Start of Data shown

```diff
@@ -557,37 +627,20 @@
 #endif
       [[maybe_unused]] const long long tb1 = SIA_T();
       SIA_ACC(2, tb0, tb1);
-      if (changed) {
-        sia_acc zi_ = zi, xn_ = xn, yn_ = yn;
-        asm volatile("" : "+v"(zi_), "+v"(xn_), "+v"(yn_));
-        const sia_acc one = 1, zero = 0;
-        const sia_acc ja[6] = {-zi_ * fl, zero, xn_ * zi_ * fl, xn_ * yn_ * fl, -(one + xn_ * xn_) * fl, yn_ * fl};
-        const sia_acc jb[6] = {zero, -zi_ * fl, yn_ * zi_ * fl, (one + yn_ * yn_) * fl, -xn_ * yn_ * fl, -xn_ * fl};
-        sia_acc hp[24];
-#pragma unroll
-        for (int i = 0; i < 6; ++i)
-#pragma unroll
-          for (int j = i; j < 6; ++j) {
-            const sia_acc v = (sia_acc)Sxx * (ja[i] * ja[j]) + (sia_acc)Sxy * (ja[i] * jb[j] + jb[i] * ja[j]) + (sia_acc)Syy * (jb[i] * jb[j]);
-            hp[sym6(i, j)] = m ? v : zero;
-          }
-        hp[21] = hp[22] = hp[23] = zero;
-#pragma unroll
-        for (int g = 0; g < 3; ++g) {
-          const sia_acc tot = wave_reduce8(hp + 8 * g, lane);
-          if ((lane & 7) == 0) g_s.Hpart[wave][8 * g + (lane >> 3)] = tot;
-        }
-        inH = (int)m;
-        __syncthreads();
-        if constexpr (PARTS > 1) {
+      if constexpr (PARTS > 1) {
+        if (changed) {
+          sia_h_partial(Sxx, Sxy, Syy, zi, xn, yn, fl, m, lane, wave);
+          inH = (int)m;
+          __syncthreads();
           ++xseq;
           XChunk* const xh = xbase + 2 * SIA_X_MAX_PARTS * SIA_X_SLOTS + (size_t)(xseq & 1) * (SIA_X_MAX_PARTS * SIA_XH_SLOTS);
           if (wave == 0) sia_rebuild_hinv<PARTS>(lane, NW, xh, part, xseq, xfail);
-        } else {
-          if (wave == 0) sia_rebuild_hinv<1>(lane, NW, nullptr, 0, 0u, xfail);
-        }
-        __syncthreads();
+          __syncthreads();
+        }
       }
+#ifdef SIA_PROFILE
+      prof_rebuilds += changed ? 1 : 0;
+#endif
       ++evals;
       [[maybe_unused]] const long long ts0 = SIA_T();
       SIA_ACC(3, tb1, ts0);
@@ -601,6 +654,11 @@
       int m_next = m_cur;
       if (rot_wave || trans_wave) {
         __builtin_amdgcn_s_setprio(3);
+        const int hslot = (PARTS == 1 && !rot_wave) ? 1 : 0;
+        double* const hinv = g_s.Hinv[hslot];
+        if constexpr (PARTS == 1) {
+          if (changed) sia_solver_hinv<NW>(lane, rot_wave, hinv, g_s.A[hslot]);
+        }
         double colsum = 0.0;
         if constexpr (PARTS > 1) {
           colsum = xtot;
@@ -615,7 +673,7 @@
         const int n_meas = (int)readlane_f64<7>(colsum);
         double xi;
         {
-          const double* row = &g_s.Hinv[6 * (lane < 6 ? lane : 0)];
+          const double* row = &hinv[6 * (lane < 6 ? lane : 0)];
           xi = row[0] * b0 + row[1] * b1 + row[2] * b2 + row[3] * b3 + row[4] * b4 + row[5] * b5;
         }
         const double x0 = readlane_f64<0>(xi), x1 = readlane_f64<1>(xi), x2 = readlane_f64<2>(xi);
@@ -736,6 +794,7 @@
     prof[6] = SIA_T() - t_begin;
     if (a.H_out)
       for (int k = 0; k < 8; ++k) a.H_out[36 * b + k] = (double)prof[k];
+    if (a.H_out) a.H_out[36 * b + 8] = (double)prof_rebuilds;
 #endif
     a.n_tracked[b] = n_meas_last / 16;
     if (a.chi2) a.chi2[b] = chi2_prev;
```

End of Data shown

> _Exercise directions_
Find every line in the records above that holds the word "long", and copy each one.

> _Written solution_
       [[maybe_unused]] const long long tb1 = SIA_T();
       [[maybe_unused]] const long long ts0 = SIA_T();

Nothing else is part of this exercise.